Development of a closed-loop system for tremor suppression in patients with Parkinson's disease. [2020]More than 70% of patients suffering Parkinson's disease (PD) exhibit resting tremor in their extremities, hampering their ability to perform daily activities. Based on our earlier studies on corticospinal transmission of tremor signals [10,11], we hypothesize that cutaneous afferents evoked by surface stimulation can produce an inhibitory effect on propriospinal neurons (PN), which in turn will suppress tremor signals passing through the PN. This paper presents the development of a closed-loop system for tremor suppression by transcutaneous electrical nerve stimulation (TENS) of sensory fibers beneath the skin.

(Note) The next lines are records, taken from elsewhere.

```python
class PipelinedForward:

    _HEAD_KEYS = ("batch_cls_preds", "batch_box_preds", "batch_max_scores", "batch_max_labels")

    def __init__(self, model, example_batch, warmup=2, depth=None):
        assert not model.training and hasattr(model, "stage_encode")
        if depth is None:
            fp32 = getattr(model.backbone_2d, "conv_precision", "fp32") == "fp32" and hasattr(model.backbone_2d, "split_buffers")
            depth = 4 if fp32 else 3
        assert depth in (3, 4)
        self.model, self.step, self.depth = model, 0, depth
        self.B = example_batch["batch_size"]
        self.inp = [{k: (v.clone() if torch.is_tensor(v) else v) for k, v in example_batch.items()} for _ in range(2)]
        self.canvas, self.head, self.aux, self.split = [None, None], [None, None], [None, None], [None, None]
        self.enc, self.f2d = [None, None], [None, None]
        self.own = [model.persistent_canvases(example_batch) if hasattr(model, "persistent_canvases") else {} for _ in range(2)]
        side = torch.cuda.Stream()
        side.wait_stream(torch.cuda.current_stream())
        with torch.cuda.stream(side), torch.no_grad():
            for p in range(2):
                for _ in range(warmup):
                    bd = model.stage_encode({**self.inp[p], **self.own[p]})
                    self.canvas[p] = (bd["spatial_features"], bd["spatial_scale_features"])
                    if depth == 4:
                        if self.split[p] is None:
                            sp = bd["spatial_features"]
                            self.split[p] = model.backbone_2d.split_buffers(self.B, sp.shape[2], sp.shape[3], sp.device)
                        model.stage_dense_a(bd, self.split[p])
                        bd = model.stage_dense_b(bd, self.split[p])
                    else:
                        bd = model.stage_dense(bd)
                    self.head[p] = tuple(bd[k] for k in self._HEAD_KEYS)
                    model.post_processing(bd, sync=False)
        torch.cuda.current_stream().wait_stream(side)
        torch.cuda.synchronize()
        self.s_enc, self.s_post, self.s_b = torch.cuda.Stream(), torch.cuda.Stream(), torch.cuda.Stream()
        self.graphs, self.out = [torch.cuda.CUDAGraph(), torch.cuda.CUDAGraph()], [None, None]
        pool = None
        for p in range(2):
            q = 1 - p
            post_lane = p if depth == 3 else q
            with torch.cuda.graph(self.graphs[p], pool=pool), torch.no_grad():
                main = torch.cuda.current_stream()
                self.s_enc.wait_stream(main)
                self.s_post.wait_stream(main)
                with torch.cuda.stream(self.s_post):
                    self.out[p] = model.post_processing(self._post_dict(post_lane), sync=False)[0]
                with torch.cuda.stream(self.s_enc):
                    bd = model.stage_encode({**self.inp[p], "_out_spatial": self.canvas[p], **self.own[p]})
                    self.aux[p] = bd["voxel_offsets"]
                    self.enc[p] = {k: bd[k] for k in ("voxel_coords", "voxel_num_points", "voxel_offsets", "pillar_features",
                                                      "pillar_scale_features") if bd.get(k) is not None}
                dense_in = {"batch_size": self.B, "spatial_features": self.canvas[q][0], "spatial_scale_features": self.canvas[q][1]}
                if depth == 3:
                    self.f2d[q] = model.stage_dense({**dense_in, "_out_head": self.head[q]})["spatial_features_2d"]
                else:
                    self.s_b.wait_stream(main)
                    with torch.cuda.stream(self.s_b):
                        model.stage_dense_b({"batch_size": self.B, "_out_head": self.head[p]}, self.split[p])
                    model.stage_dense_a(dense_in, self.split[q])
                    main.wait_stream(self.s_b)
                main.wait_stream(self.s_enc)
                main.wait_stream(self.s_post)
            pool = self.graphs[p].pool()
        self.captured = _CapturedState(model)

    def _post_dict(self, p):
        d = dict(zip(self._HEAD_KEYS, self.head[p]))
        d.update(batch_size=self.B, cls_preds_normalized=False)
        return d

    def __call__(self, batch):
        self.captured.check()
        p = self.step & 1
        for k, v in batch.items():
            if torch.is_tensor(v):
                self.inp[p][k].copy_(v, non_blocking=True)
        self.graphs[p].replay()
        self.step += 1
        return self.out[p] if self.step >= self.depth else None

    def inspect(self, batch):
        for _ in range(self.depth):
            out = self(batch)
        torch.cuda.synchronize()
        self.check_status()
        p = (self.step - 1) & 1
        q = 1 - p
        d = {k: v.clone() for k, v in self.enc[p].items()}
        d["spatial_features"], d["spatial_scale_features"] = self.canvas[p][0].clone(), self.canvas[p][1].clone()
        if self.depth == 4:
            d["spatial_features_2d"] = self.split[p]["out"].permute(0, 3, 1, 2).clone()
            head_now, head_post = self.head[p], self.head[q]
        else:
            d["spatial_features_2d"] = self.f2d[q].clone()
            head_now, head_post = self.head[q], self.head[p]
        d.update({k: v.clone() for k, v in zip(self._HEAD_KEYS, head_now)})
        d["post_input"] = {k: v.clone() for k, v in zip(self._HEAD_KEYS, head_post)}
        d["post"] = [{k: (v.clone() if torch.is_tensor(v) else v) for k, v in rec.items()} for rec in out]
        return d

    def check_status(self):
        _check_voxelizer_status(self.model)

    def flush(self):
        for _ in range(self.depth - 1):
            p = self.step & 1
            self.graphs[p].replay()
            self.step += 1
            if self.step >= self.depth:
                yield self.out[p]


class PointPillar(_VoxelizingDetector):

    def __init__(self, model_cfg, num_class, dataset):
        super().__init__(model_cfg=model_cfg, num_class=num_class, dataset=dataset)
        self.module_list = self.build_networks()

    def forward(self, batch_dict, sync=True):
        if self.training:
            raise NotImplementedError("hvpr_amd: plain PointPillar has no training path (the reference's own detectors/pointpillar.py:24-32 unpacks "
                                      "two values from a get_loss that returns five, anchor_head_template.py:291); train MixAnchor_Memory")
        if "voxels" not in batch_dict:
            batch_dict = self.voxelize_on_device(batch_dict)
        for m in self.module_list:
            batch_dict = m(batch_dict)
        return self.post_processing(batch_dict, sync=sync)


__all__ = {
    "Detector3DTemplate": Detector3DTemplate,
    "PointPillar": PointPillar,
    "MixAnchor_Memory": MixAnchor_Memory,
}


def build_detector(model_cfg, num_class, dataset):
    return __all__[model_cfg.NAME](model_cfg=model_cfg, num_class=num_class, dataset=dataset)


def build_network(model_cfg, num_class, dataset):
    return build_detector(model_cfg=model_cfg, num_class=num_class, dataset=dataset)


def load_data_to_gpu(batch_dict):
    for k, v in batch_dict.items():
        if not isinstance(v, np.ndarray) or k in ("frame_id", "metadata", "calib", "image_shape"):
            continue
        batch_dict[k] = torch.from_numpy(v).float().cuda()


class SyntheticDataset:

    class _Encoder:
        def __init__(self, n):
            self.num_point_features = n

    def __init__(self, cfg, training=False):
        from .voxel_generator import grid_size_of
        self.dataset_cfg = cfg.DATA_CONFIG
        self.class_names = list(cfg.CLASS_NAMES)
        self.training = training
        self.point_cloud_range = np.array(self.dataset_cfg.POINT_CLOUD_RANGE, dtype=np.float32)
        self.point_feature_encoder = self._Encoder(len(self.dataset_cfg.POINT_FEATURE_ENCODING.used_feature_list))
        vc = [p for p in self.dataset_cfg.DATA_PROCESSOR if p.NAME == "transform_points_to_voxels"][0]
        self.voxel_size = vc.VOXEL_SIZE
        self.grid_size = grid_size_of(self.point_cloud_range, self.voxel_size)
```

### hvpr_amd/kernels.py

```python
import os

import torch

from ._lib import check, lib


def _stream():
    return torch.cuda.current_stream().cuda_stream


def _ptr(t, dtype=None, name="tensor"):
    if t is None:
        return None
    if not t.is_cuda:
        raise RuntimeError(f"hvpr_amd: {name} must live on the GPU (the HIP path has no CPU fallback)")
    if dtype is not None and t.dtype != dtype:
        raise TypeError(f"hvpr_amd: {name} must be {dtype}, got {t.dtype}")
    if not t.is_contiguous():
        raise ValueError(f"hvpr_amd: {name} must be contiguous")
    return t.data_ptr()


class VoxelizeWorkspace:

    def __init__(self, batch, n_points, grid, device):
        self.key = (int(batch), int(n_points), tuple(int(g) for g in grid), torch.device(device))
        nx, ny, nz = self.key[2]
        nbytes = lib().hvpr_voxelize_workspace_bytes(batch, n_points, nx, ny, nz)
        self.buf = torch.empty(nbytes, dtype=torch.uint8, device=device)
        self.reset()

    def reset(self):
        batch, n_points, (nx, ny, nz), _ = self.key
        check(lib().hvpr_voxelize_workspace_reset(self.buf.data_ptr(), self.buf.numel(), batch, n_points, nx, ny, nz,
                                                  _stream()), "hvpr_voxelize_workspace_reset")

    def status(self):
        batch, n_points, (nx, ny, nz), _ = self.key
        check(lib().hvpr_voxelize_workspace_status(self.buf.data_ptr(), self.buf.numel(), batch, n_points, nx, ny, nz,
                                                   _stream()), "hvpr_voxelize_workspace_status")


def voxelize(points, frame_offsets, batch, point_cloud_range, voxel_size, grid, max_points, max_voxels, workspace,
             xyz_col=0, n_feat=None, cap_mode=0, capacity=None):
    n, stride = points.shape
    n_feat = stride - xyz_col if n_feat is None else n_feat
    if capacity is None:
        capacity = min(n, batch * max_voxels)
    dev = points.device
    voxels = torch.empty((capacity, max_points, n_feat), dtype=torch.float32, device=dev)
    coords = torch.empty((capacity, 4), dtype=torch.int32, device=dev)
    num = torch.empty((capacity,), dtype=torch.int32, device=dev)
    offs = torch.empty((batch + 1,), dtype=torch.int32, device=dev)
    nx, ny, nz = [int(g) for g in grid]
    lo = [float(torch.tensor(v, dtype=torch.float32)) for v in point_cloud_range[:3]]
    vs = [float(torch.tensor(v, dtype=torch.float32)) for v in voxel_size]
    if workspace.key[0] < batch or workspace.key[1] < n:
        raise ValueError("voxelize workspace too small for this call")
    check(lib().hvpr_voxelize_f32(_ptr(points, torch.float32, "points"), n, stride, xyz_col, n_feat,
                                  _ptr(frame_offsets, torch.int32, "frame_offsets"), batch, lo[0], lo[1], lo[2],
                                  vs[0], vs[1], vs[2], nx, ny, nz, int(max_points), int(max_voxels), int(cap_mode),
                                  voxels.data_ptr(), coords.data_ptr(), num.data_ptr(), offs.data_ptr(), capacity,
                                  workspace.buf.data_ptr(), workspace.buf.numel(), workspace.key[0], workspace.key[1],
                                  _stream()), "hvpr_voxelize_f32")
    return voxels, coords, num, offs
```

The closed-loop system senses EMGs of forearm muscles, and detects rhythmic bursting in the EMG signal. When a tremor is detected by the system, a command signal triggers a stimulator to output a train of bi-phasic, current regulated pulses to a pair of surface electrodes. The stimulation electrode is placed on the dorsal hand skin near the metacarpophalangeal joint of index finger, which is innervated by the superficial radial nerve that projects an inhibitory afferent to PNs of forearm muscles. We tested the closed-loop system in 3 normal subjects to verify the algorithm and in 2 tremor dominated PD subjects for feasibility of tremor detecting and suppression. Preliminary results indicate that the closed-loop system can detect tremor in all subjects, and tremor in PD patients was suppressed significantly by electrical stimulation of cutaneous afferents.